I have a small VPS hosted on KVM and due to the limitation of SolusVM (if I clearly remember) one could get 16 IPv6 addresses

Issue is that cPanel's IPv6 is only enabled if the following conditions are met

https://documentation.cpanel.net/display/ALD/Enable+IPv6



> This feature allows you to add, edit, and delete an IPv6 address range.
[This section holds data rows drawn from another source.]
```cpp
#define KNN_QUERY_INIT_KEYS 1u
int knn_index_query_keys_ex(knn_index *idx, int slot, int m, const float *queries_dev,
                            unsigned long long *keys_dev, void *stream, unsigned flags);

int knn_index_query(knn_index *idx, int slot, int m, const float *queries_dev, unsigned long long *keys_dev,
                    int *indices_dev, void *stream, unsigned flags);

int knn_keys_allreduce_min(int ndev, const int *devices, unsigned long long *const *keys_dev, int m,
                           void *const *streams);

int knn_keys_to_indices(int device, const unsigned long long *keys_dev, int m, int *out_dev,
                        void *stream);

int knn_index_query_host(knn_index *idx, int m, const float *queries_host, int *out_host);

int knn_index_query_topk(knn_index *idx, int slot, int m, int K, const float *queries_dev, unsigned long long *keys_dev,
                         int *indices_dev, void *stream, unsigned flags);
int knn_keys_topk_merge(int device, int m, int K, const unsigned long long *a_dev, unsigned long long *b_dev, void *stream);
int knn_index_query_topk_host(knn_index *idx, int m, int K, const float *queries_host, int *indices_host, float *dist2_host);

int knn_set_option(const char *name, long long value);
long long knn_get_option(const char *name);

int knn_index_last_stats(knn_index *idx, long long stats[4]);

int knn_index_debug_counters(knn_index *idx, long long out[4]);

int knn_debug_shard_policy(int k, int m, long long n, int ndev);
int knn_debug_plan_shard(int k, int m, long long rows, long long out[4]);
int knn_debug_u8_row(int k, const float *row, const float *centre, float scale, double amax, unsigned char *codes, double out[2]);
int knn_debug_u8_bin_row(int k, const float *row, const float *centre, float scale, const float *w, unsigned char *codes, double *err);
int knn_debug_u8_bin_threshold(int k, const unsigned short *b_bits, float dup, float ratio, float er, float nmax, float w1, float *thr);

int knn_debug_scan_plan(int num_cu, int blocks_per_cu, unsigned nitems, int m, long long out[8]);
int knn_debug_scan_plan_ex(int num_cu, int blocks_per_cu, unsigned nitems, int m, int self_lists, long long out[8]);
int knn_debug_cells_query_plan(const long long in[14], long long out[28]);
int knn_debug_cells_topk_plan(const long long in[20], long long out[25]);
int knn_debug_seed_kth(const float *seed, int nseed, const float *wide, int nwide, int K, int pw, float *out);
int knn_debug_topk_gate(int k, float sigma, double amax, double bmax, double nmax, double u, double mq, double out[3]);
int knn_debug_filter_query_plan(const long long in[11], long long out[49]);

int knn_debug_filter_scores(knn_index *idx, int m, const float *queries_dev, float *scores_dev,
                            float *qnorm_dev, double consts[8]);

int knn_index_timing(knn_index *idx, int enable);
int knn_index_timing_read(knn_index *idx, int *launches, double *total_ms);

int knn_synth_fill_device(int device, float *dst_dev, long long count, unsigned long long seed,
                          long long first, void *stream);

#ifdef __cplusplus
}
#endif
#endif
```

### multicore_hw2_amd/__init__.py

```python
import ctypes
import os
import sys

import numpy as np

__all__ = ["lib", "lib_path", "cudaCallback", "KnnIndex", "KnnGeom", "KnnError", "KEY_INIT", "set_option",
           "get_option", "trim", "device_count", "EXPORTED_SYMBOLS", "shard_bounds", "keys_topk_merge"]

KEY_INIT = 0x7F80000000000000

EXPORTED_SYMBOLS = [
    "cudaCallback", "knn_device_count", "knn_last_error", "knn_version", "knn_index_create",
    "knn_index_destroy", "knn_keys_init", "knn_index_query_keys", "knn_keys_to_indices",
    "knn_index_query_host", "knn_set_option", "knn_get_option", "knn_index_last_stats",
    "knn_synth_fill_device", "knn_index_timing", "knn_index_timing_read",
    "knn_debug_filter_scores", "knn_index_query_keys_slot", "knn_trim", "knn_keys_allreduce_min",
    "knn_index_query_keys_ex", "knn_index_debug_counters", "knn_debug_scan_plan", "knn_debug_scan_plan_ex", "knn_debug_cells_query_plan", "knn_debug_cells_topk_plan", "knn_debug_seed_kth", "knn_debug_topk_gate", "knn_debug_filter_query_plan", "knn_debug_shard_policy", "knn_debug_plan_shard", "knn_debug_u8_row", "knn_debug_u8_bin_row", "knn_debug_u8_bin_threshold", "knn_index_query",
    "knn_geom_create", "knn_geom_destroy", "knn_geom_info", "knn_geom_assign", "knn_index_create_sharded",
    "knn_index_seed_export", "knn_index_seed_attach", "knn_geom_first_cell",
    "knn_index_query_topk", "knn_keys_topk_merge", "knn_index_query_topk_host",
]
QUERY_INIT_KEYS = 1

_HERE = os.path.dirname(os.path.abspath(__file__))
lib_path = os.environ.get("KNN_MI355X_LIB") or os.path.join(_HERE, "libknn_mi355x.so")
_lib = None


class KnnError(RuntimeError):
    pass


def lib():
    global _lib
    if _lib is not None:
        return _lib
    if not os.path.exists(lib_path):
        raise KnnError(f"{lib_path} is missing: run `python -c 'import __graft_entry__ as g; g.build()'` "
                       "(there is no CPU fallback)")
    if "torch" not in sys.modules and os.environ.get("KNN_MI355X_NO_TORCH") != "1":
        try:
            import torch
        except ImportError:
            pass
    L = ctypes.CDLL(lib_path)
    c_int, c_ll, c_vp, c_ull = ctypes.c_int, ctypes.c_longlong, ctypes.c_void_p, ctypes.c_ulonglong
    L.cudaCallback.argtypes = [c_int, c_int, c_int, c_vp, c_vp, ctypes.POINTER(ctypes.POINTER(c_int))]
    L.cudaCallback.restype = None
    L.knn_device_count.restype = c_int
    L.knn_last_error.restype = ctypes.c_char_p
    L.knn_version.restype = ctypes.c_char_p
    L.knn_index_create.argtypes = [ctypes.POINTER(c_vp), c_int, c_int, c_ll, c_vp, c_int, c_ll, c_vp]
    L.knn_index_destroy.argtypes = [c_vp]
    L.knn_index_destroy.restype = None
    L.knn_keys_init.argtypes = [c_int, c_vp, c_int, c_vp]
    L.knn_index_query_keys.argtypes = [c_vp, c_int, c_vp, c_vp, c_vp]
    L.knn_index_query_keys_slot.argtypes = [c_vp, c_int, c_int, c_vp, c_vp, c_vp]
    L.knn_index_query_keys_ex.argtypes = [c_vp, c_int, c_int, c_vp, c_vp, c_vp, ctypes.c_uint]
    L.knn_index_query.argtypes = [c_vp, c_int, c_int, c_vp, c_vp, c_vp, c_vp, ctypes.c_uint]
    L.knn_keys_to_indices.argtypes = [c_int, c_vp, c_int, c_vp, c_vp]
    L.knn_index_query_host.argtypes = [c_vp, c_int, c_vp, c_vp]
    L.knn_set_option.argtypes = [ctypes.c_char_p, c_ll]
    L.knn_get_option.argtypes = [ctypes.c_char_p]
    L.knn_get_option.restype = c_ll
    L.knn_index_last_stats.argtypes = [c_vp, ctypes.POINTER(c_ll)]
    L.knn_synth_fill_device.argtypes = [c_int, c_vp, c_ll, c_ull, c_ll, c_vp]
    L.knn_index_timing.argtypes = [c_vp, c_int]
    L.knn_debug_filter_scores.argtypes = [c_vp, c_int, c_vp, c_vp, c_vp, ctypes.POINTER(ctypes.c_double)]
    L.knn_index_timing_read.argtypes = [c_vp, ctypes.POINTER(c_int), ctypes.POINTER(ctypes.c_double)]
    L.knn_geom_create.argtypes = [ctypes.POINTER(c_vp), c_int, c_ll, c_int, c_vp, c_ll, c_int]
    L.knn_geom_destroy.argtypes = [c_vp]
    L.knn_geom_destroy.restype = None
    L.knn_geom_info.argtypes = [c_vp, ctypes.POINTER(c_ll)]
    L.knn_geom_assign.argtypes = [c_vp, c_int, c_vp, c_ll, c_vp, c_vp]
    L.knn_index_create_sharded.argtypes = [ctypes.POINTER(c_vp), c_int, c_vp, c_int, c_ll, c_vp, c_vp, c_vp]
    L.knn_index_seed_export.argtypes = [c_vp, c_vp, c_vp]
    L.knn_index_seed_attach.argtypes = [c_vp, c_vp]
    L.knn_index_query_topk.argtypes = [c_vp, c_int, c_int, c_int, c_vp, c_vp, c_vp, c_vp, ctypes.c_uint]
    L.knn_keys_topk_merge.argtypes = [c_int, c_int, c_int, c_vp, c_vp, c_vp]
    L.knn_index_query_topk_host.argtypes = [c_vp, c_int, c_int, c_vp, c_vp, c_vp]
    _lib = L
    return L


def _check(rc):
    if rc != 0:
        raise KnnError(f"knn_mi355x error {rc}: {lib().knn_last_error().decode(errors='replace')}")


def device_count():
    return lib().knn_device_count()


def set_option(name, value):
    _check(lib().knn_set_option(name.encode(), int(value)))


def get_option(name):
    return lib().knn_get_option(name.encode())

# ... 309 lines not shown
```

### multicore_hw2_amd/csrc/knn_cells.hip

```cpp
#include "knn_filter_dev.h"
#include "knn_exact_dev.h"
#include "knn_seed_kth.h"

#include <stdio.h>
#include <stdlib.h>
#include <algorithm>
#include <atomic>
#include <mutex>
#include <set>
#include <type_traits>
#include <vector>

#define CELL_MAX_BINS 16
#define CELL_TILES_PER_PASS 9

struct CellGeom {
    int k, bits, sa;
    unsigned char nb[16], shift[16];
    unsigned cell_base, ncells, nh;
};

static CellGeom cell_geom_of(const CellIndex &c, int k)
{
    CellGeom g;
// ... 784 lines not shown
        keep[w64] = 0ull;
    for (unsigned e0 = e_begin; e0 < e_end; e0 += INFLIGHT) {
        float lo[INFLIGHT];
#pragma unroll
        for (int u = 0; u < INFLIGHT; ++u) {
            const unsigned e = min(e0 + (unsigned)u, e_end - 1u);
            lo[u] = lo_tab[(size_t)s_q[e] * nl + l];
        }
#pragma unroll
        for (int u = 0; u < INFLIGHT; ++u) {
            const unsigned e = e0 + (unsigned)u;
            if (e < e_end) {
                const float lb = lo[u] + s_hv[e];
                const unsigned j = e - e_begin;
                if (!(lb > s_dq[e])) {
#pragma unroll
                    for (int w64 = 0; w64 < EPW / 64; ++w64)
                        if ((int)(j >> 6) == w64)
                            keep[w64] |= 1ull << (j & 63u);
                }
            }
        }
    }
    unsigned mine = 0u;
#pragma unroll
    for (int w64 = 0; w64 < EPW / 64; ++w64)
        mine += (unsigned)__popcll(keep[w64]);
    s_wcnt[wib][lane] = mine;
    __syncthreads();
    unsigned pos = 0u, total = 0u;
    for (int w = 0; w < CELL_MATCH_WAVES; ++w) {
        const unsigned v = s_wcnt[w][lane];
        pos += w < wib ? v : 0u;
        total += v;
    }
#pragma unroll
    for (int w64 = 0; w64 < EPW / 64; ++w64)
        for (u64 bits = keep[w64]; bits != 0ull; bits &= bits - 1ull) {
            const unsigned e = e_begin + (unsigned)w64 * 64u + (unsigned)__builtin_ctzll(bits);
            if (pos < stage)
                my_lds[pos] = s_q[e];
            else if (pos < cap)
                my_mem[pos] = s_q[e];
            ++pos;
        }
    if (wib == 0) {
        cell_counts[cell] = total;
    }
    __syncthreads();
    if (stage != 0u) {
        for (int j = wib; j < 64; j += CELL_MATCH_WAVES) {
            unsigned cj = 0u;
            for (int w = 0; w < CELL_MATCH_WAVES; ++w)
                cj += s_wcnt[w][j];
            cj = min(cj, stage);
            for (unsigned d = (unsigned)lane; d * 2u < cj; d += 64u)
                ((unsigned *)(lists + (size_t)(c0 + (unsigned)j) * cap))[d] = ((const unsigned *)(s_list + (size_t)j * lstride))[d];
        }
    }
}

#define CELL_SCAN_WAVES 12
#define CELL_SCAN_WAVES_KT2 16
#define CELL_SCAN_CHUNK 256
#define CELL_INLINE_RERANK_MAX 64u
#define CELL_PUBLISH_STEP 64u
#define CELL_BATCH_RECORD_LIMIT (1u << 19)
#define CELL_TOPK_RECORD_LIMIT (1u << 21)
#define CELL_SCAN_RUN 16

typedef _Float16 h2v __attribute__((ext_vector_type(2)));
__device__ __forceinline__ h8 cell_widen_u8(u2v w)
{
    const h2v nine = {(_Float16)9.0f, (_Float16)9.0f};
    h8 r;
#pragma unroll
    for (int i = 0; i < 4; ++i) {
        const unsigned x = __builtin_amdgcn_perm(0x48484848u, w[i >> 1], (i & 1) ? 0x04030402u : 0x04010400u);
        const h2v p = __builtin_bit_cast(h2v, x) - nine;
        r[2 * i] = p[0];
        r[2 * i + 1] = p[1];
    }
    return r;
}

template <int KT>
__device__ __forceinline__ u64 cell_tile_step(const h8 (&a)[KT], const f4v *__restrict__ my_nrm, int p, int half, const h8 (&b)[KT], float th)
{
    f16v d;
#pragma unroll
    for (int gq = 0; gq < 4; ++gq) {
        const f4v v = my_nrm[p * 8 + 2 * gq + half];
        d[4 * gq + 0] = v[0];
        d[4 * gq + 1] = v[1];
        d[4 * gq + 2] = v[2];
        d[4 * gq + 3] = v[3];
    }
#pragma unroll
    for (int kk = 0; kk < KT; ++kk)
        d = __builtin_amdgcn_mfma_f32_32x32x16_f16(a[kk], b[kk], d, 0, 0, 0);
    const float mn = min_tree16(d, th);
    return __ballot(mn < th);
}

template <int KT>
__device__ __forceinline__ u64 cell_tile_step_nif(const h8 (&a)[KT], const h8 (&b)[KT], float th)
{
    f16v d = __builtin_amdgcn_mfma_f32_32x32x16_f16(a[0], b[0], zero_acc(), 0, 0, 0);
#pragma unroll
    for (int kk = 1; kk < KT; ++kk)
        d = __builtin_amdgcn_mfma_f32_32x32x16_f16(a[kk], b[kk], d, 0, 0, 0);
    const float mn = min_tree16(d, th);
    return __ballot(mn < th);
}
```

An IPv6 address range is a group of several IPv6 addresses and uses the following format:
> 
> 
> The range should be a shortened IPv6 address that ends with a slash (/), followed by a number which indicates the network portion of the IPv6 address range.
> ...


How to enable IPv6 on cPanel when I have 16 ramdom IPv6 assigned to me in SolusVM?


----------



## Nick (Dec 18, 2014)

/128 is a single IPv6 address. address/128 for each IP.


----------



## HalfEatenPie (Dec 18, 2014)

^ Yep basically that.

So just add your IPv6 address as you see it in the control panel with a trailing /128


----------



## Asim (Dec 18, 2014)

@Nick thanks so much. I just found this resource and it helps understand the IPv6 CIDR notations

http://www.mediawiki.org/wiki/Help:Range_blocks/IPv6


----------